Cloning And Expression Of The Resveratrol Synthase Gene From Polygonum Cuspidatum

Resveratrol is a natural polyphenol compound found in various plants like peanuts, grapes, Polygonum cuspidatum, etc. It is reported that it has a variety of biological and pharmacological properties, such as anti-cancer, anti-inflammation, cardio-protective activities. It is assumed to be a healthy to take food containing high content of resveratrol like wine and peanuts. Resveratrol also plays important roles in defending stresses to plants.Resveratrol synthase (RS; EC 2.3.1.95), the key enzyme in biosynthesis of stilbene-type phytoalexins, catalyzes the formation of resveratrol from one molecule of coumaroyl-CoA and three molecules of malony-CoA which come from phenylalanine metabolism pathway. Phenylalanine metabolism pathway is found in almost any plants, whereas resveratrol is only present in rare species which contain RS. Plants lacking of RS gene may be charged with the ability to synthesize resveratrol by transferring foreign RS gene into the plants, providing them with improved nutritional value and ability in defending microorganism infection.In this paper, A RS cDNA (PCRS) was cloned from medicinal plants P. cuspidatum using RT-PCR and GeneRacer methods. A full-length encoding region of RS sequence, a sequence (PCRS11) lacking a 72 bp as compared with PCRS, and a sequence contains two introns were obtained from the genomic DNA of P.cuspidatum. PNRS gene (obtained from peanuts), PCRS and PCRS 11 from P.cuspidatum were expressed in prokaryotic cells and in plant cells. When expression was performed in prokaryotic cells, PNRS and PCRS could be successfully expressed and translated into proteins, whereas no proteins could be detected when PCRS11 was induced to express.

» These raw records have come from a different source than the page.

# boiseHPSim/ldpcGpuTegra

Hardware: AMD Instinct MI355X
Metric: decoded Mbit/s + BER@SNR, DVB-S2 N=64800 r=1/2, 50 iters, 1/2/4/8 MI355X (higher is better)
Workload: dtype int8; 1 GPU; dvbs2_r1_2 layered int8 offset-min-sum (offset 1), 50 iters, batch 4096 codewords per GPU; code=dvbs2_r1_2, batch_per_gpu=4096, global_batch=4096, iters=50, kernel=coop3, parallelism=codeword shards x1 (no collective)

## Files before the change

### include/ldpc_mi355x.h

```cpp
#ifndef LDPC_MI355X_H
#define LDPC_MI355X_H

#include <stddef.h>
#include <stdint.h>

#ifdef __cplusplus
extern "C" {
#endif

#define LDPC_ABI_VERSION 1

enum {
    LDPC_OK = 0,
    LDPC_EINVAL = -1,
    LDPC_EUNSUPPORTED = -2,
    LDPC_EDEVICE = -3,
    LDPC_ENOMEM = -4,
    LDPC_EIO = -5
};

enum {
    LDPC_ALGO_OMS = 0,
    LDPC_ALGO_NMS = 1,
    LDPC_ALGO_MS = 2,
// ... 26 lines not shown
int ldpc_code_from_dvbs2_table(int n, int k_info, int n_rows, const int *row_len,
                               const int *row_addr, ldpc_code **out);
int ldpc_code_load(const char *path, ldpc_code **out);
int ldpc_code_info(const ldpc_code *h, int *n, int *m, int *e, int *n_groups, int *max_deg);
int ldpc_code_edges(const ldpc_code *h, uint32_t *edge_var, int *group_deg, int *group_cnt);
int ldpc_code_plan_info(const ldpc_code *h, int *staircase, int *n_windows, int *min_hazard);
int ldpc_code_window_plan(const ldpc_code *h, int S, int P, int *first, int *count, int max_windows,
                          int *n_windows);
int ldpc_code_coop_plan(const ldpc_code *h, int S, int R, int *first, int *count, int max_windows,
                        int *n_windows, int *tail, int *n_fwd);
int ldpc_code_coop_plan_dist(const ldpc_code *h, int S, int R, int dist, int *first, int *count, int max_windows,
                             int *n_windows, int *tail, int *n_fwd);
int ldpc_code_coop3_lc_info(const ldpc_code *h, int *slots, int *max_slots, int *residencies, int *prologue,
                            int *epilogue);
int ldpc_code_coop3_lc_banks(const ldpc_code *h, long long *swizzled, long long *plain);
int ldpc_code_layer_info(const ldpc_code *h, int *n_layers, int *max_width, int *lds_i8, int *lds_f32);
void ldpc_code_destroy(ldpc_code *h);

int ldpc_ctx_create(const ldpc_code *h, int device, int max_batch, ldpc_ctx **out);
void ldpc_ctx_destroy(ldpc_ctx *ctx);
int ldpc_ctx_stream(ldpc_ctx *ctx, void **hip_stream);
typedef enum ldpc_kernel {
    LDPC_KERNEL_AUTO = 0,
    LDPC_KERNEL_GENERIC = 1,
    LDPC_KERNEL_WINDOWED = 2,
    LDPC_KERNEL_WINDOWED2 = 3,
    LDPC_KERNEL_COOP = 5,
    LDPC_KERNEL_LDS = 7,
    LDPC_KERNEL_COOP3 = 8,
    LDPC_KERNEL_LDSEP = 9,
// ... 128 lines not shown
```

### ldpcgputegra_amd/_lib.py

```python
import ctypes as C
import os

_HERE = os.path.dirname(os.path.abspath(__file__))
LIB_PATH = os.environ.get("LDPC_MI355X_LIB") or os.path.join(_HERE, "libldpc_mi355x.so")

LDPC_OK, LDPC_EINVAL, LDPC_EUNSUPPORTED, LDPC_EDEVICE, LDPC_ENOMEM, LDPC_EIO = 0, -1, -2, -3, -4, -5
ALGO_OMS, ALGO_NMS, ALGO_MS, ALGO_BP = 0, 1, 2, 3


def source_hash():
    import hashlib
    root = os.path.dirname(_HERE)
    h = hashlib.sha256()
    for d in (os.path.join(_HERE, "csrc"), os.path.join(root, "include")):
        for f in sorted(os.listdir(d)):
            fp = os.path.join(d, f)
            if os.path.isfile(fp):
                h.update(f.encode())
                with open(fp, "rb") as fh:
                    h.update(fh.read())
    if os.path.abspath(LIB_PATH) != os.path.abspath(os.path.join(_HERE, "libldpc_mi355x.so")):
        stamp = LIB_PATH + ".defines"
        if os.path.exists(stamp):
            with open(stamp, "rb") as fh:
# ... 26 lines not shown
    "ldpc_last_error": (C.c_char_p, []),
    "ldpc_abi_version": (I, []),
    "ldpc_device_count": (I, [C.POINTER(I)]),
    "ldpc_code_create": (I, [I, I, I, P, P, P, C.POINTER(P)]),
    "ldpc_code_from_dvbs2_table": (I, [I, I, I, P, P, C.POINTER(P)]),
    "ldpc_code_load": (I, [C.c_char_p, C.POINTER(P)]),
    "ldpc_code_info": (I, [P, C.POINTER(I), C.POINTER(I), C.POINTER(I), C.POINTER(I), C.POINTER(I)]),
    "ldpc_code_edges": (I, [P, P, P, P]),
    "ldpc_code_plan_info": (I, [P, C.POINTER(I), C.POINTER(I), C.POINTER(I)]),
    "ldpc_code_layer_info": (I, [P, C.POINTER(I), C.POINTER(I), C.POINTER(I), C.POINTER(I)]),
    "ldpc_code_window_plan": (I, [P, I, I, P, P, I, C.POINTER(I)]),
    "ldpc_code_coop_plan": (I, [P, I, I, P, P, I, C.POINTER(I), C.POINTER(I), C.POINTER(I)]),
    "ldpc_code_coop_plan_dist": (I, [P, I, I, I, P, P, I, C.POINTER(I), C.POINTER(I), C.POINTER(I)]),
    "ldpc_code_coop3_lc_info": (I, [P] + [C.POINTER(I)] * 5),
    "ldpc_code_coop3_lc_banks": (I, [P, C.POINTER(C.c_longlong), C.POINTER(C.c_longlong)]),
    "ldpc_code_destroy": (None, [P]),
    "ldpc_ctx_create": (I, [P, I, I, C.POINTER(P)]),
    "ldpc_ctx_destroy": (None, [P]),
    "ldpc_ctx_stream": (I, [P, C.POINTER(P)]),
    "ldpc_ctx_set_kernel": (I, [P, I]),
    "ldpc_ctx_get_kernel": (I, [P, C.POINTER(I)]),
    "ldpc_ctx_set_bp_staircase": (I, [P, I]),
    "ldpc_ctx_get_bp_staircase": (I, [P, C.POINTER(I)]),
    "ldpc_ctx_set_f16_all_codes": (I, [P, I]),
    "ldpc_ctx_get_f16_all_codes": (I, [P, C.POINTER(I)]),
    "ldpc_ctx_set_f16_edge_parallel": (I, [P, I]),
    "ldpc_ctx_get_f16_edge_parallel": (I, [P, C.POINTER(I)]),
    "ldpc_f16_lds_shape_rule": (I, [I, I, I, I]),
    "ldpc_bp_staircase_width_model": (I, [I, I, I, C.c_uint]),
    "ldpc_ctx_last_kernel": (I, [P, C.POINTER(I)]),
# ... 114 lines not shown
```

### ldpcgputegra_amd/codes.py

```python
import ctypes as C
import os
import struct

import numpy as np

from . import _lib

CODE_DIR = os.path.join(os.path.dirname(os.path.abspath(__file__)), "codes")

ALIASES = {
    "dvbs2": "dvbs2_r1_2",
    "64800x32400": "dvbs2_r1_2",
    "64800x21600": "dvbs2_r2_3",
    "64800x7200": "dvbs2_r8_9",
    "64800x6480": "dvbs2_r9_10",
    "80211n_648": "648x324",
}


def code_path(name):
    name = ALIASES.get(name, name)
    for ext in (".ldpc", ".txt"):
        p = os.path.join(CODE_DIR, name + ext)
        if os.path.exists(p):
# ... 179 lines not shown
                                              C.byref(n), C.byref(t), C.byref(f)))
        return dict(windows=list(zip(first.tolist(), count.tolist())), tail=t.value, n_fwd=f.value)

    def coop3_line_cache(self):
        v = [C.c_int() for _ in range(5)]
        _lib.check(_lib.lib().ldpc_code_coop3_lc_info(self._h, *[C.byref(x) for x in v]))
        if v[0].value == 0:
            return None
        return dict(zip(("slots", "max_slots", "residencies", "prologue", "epilogue"), (x.value for x in v)))

    def coop3_lc_banks(self):
        a, b = C.c_longlong(), C.c_longlong()
        _lib.check(_lib.lib().ldpc_code_coop3_lc_banks(self._h, C.byref(a), C.byref(b)))
        return dict(swizzled=a.value, plain=b.value)

    def __del__(self):
        h = getattr(self, "_h", None)
        if h is not None and _lib._lib is not None:
            _lib._lib.ldpc_code_destroy(h)
            self._h = None


class Encoder:

    def __init__(self, code):
        self.code = code if isinstance(code, Code) else Code(code)
        L = _lib.lib()
        h = C.c_void_p()
        _lib.check(L.ldpc_encoder_create(self.code.handle, C.byref(h)))
        self._h = h
# ... 23 lines not shown
```

### ldpcgputegra_amd/csrc/coop.h

```cpp
#pragma once
#include "kernels.h"
#include "ldpc_internal.h"

struct CoopCode {
    int valid;
    int d0;
    int S, R;
    int nw;
    int tail;
    int n_fwd;
    int x0;
    int m0, d1;
    uint32_t *d_tab;
    int lc_slots, n_lc_pro, n_lc_epi;
    uint32_t *d_lc_pro, *d_lc_epi;
};
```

In comparison, when expressed in plant cells, plant expression vectors pCAMBIA3301-PNRS,pCAMBIA3301-PCRS and pCAMBIA3301-PCRS11 were constructed by replacing the GUS gene in pCAMBIA3301 with PNRS, PCRS and PCRS11, respectively. The vectors were then used for Nicotiana tabacum transformation via Agrobacterium-mediated transfer methods. PCR and RT-PCR tests showed that the target genes had been successfully integrated into the tobacco genome in all the transformants.But no resveratrol could be detected by HPLC.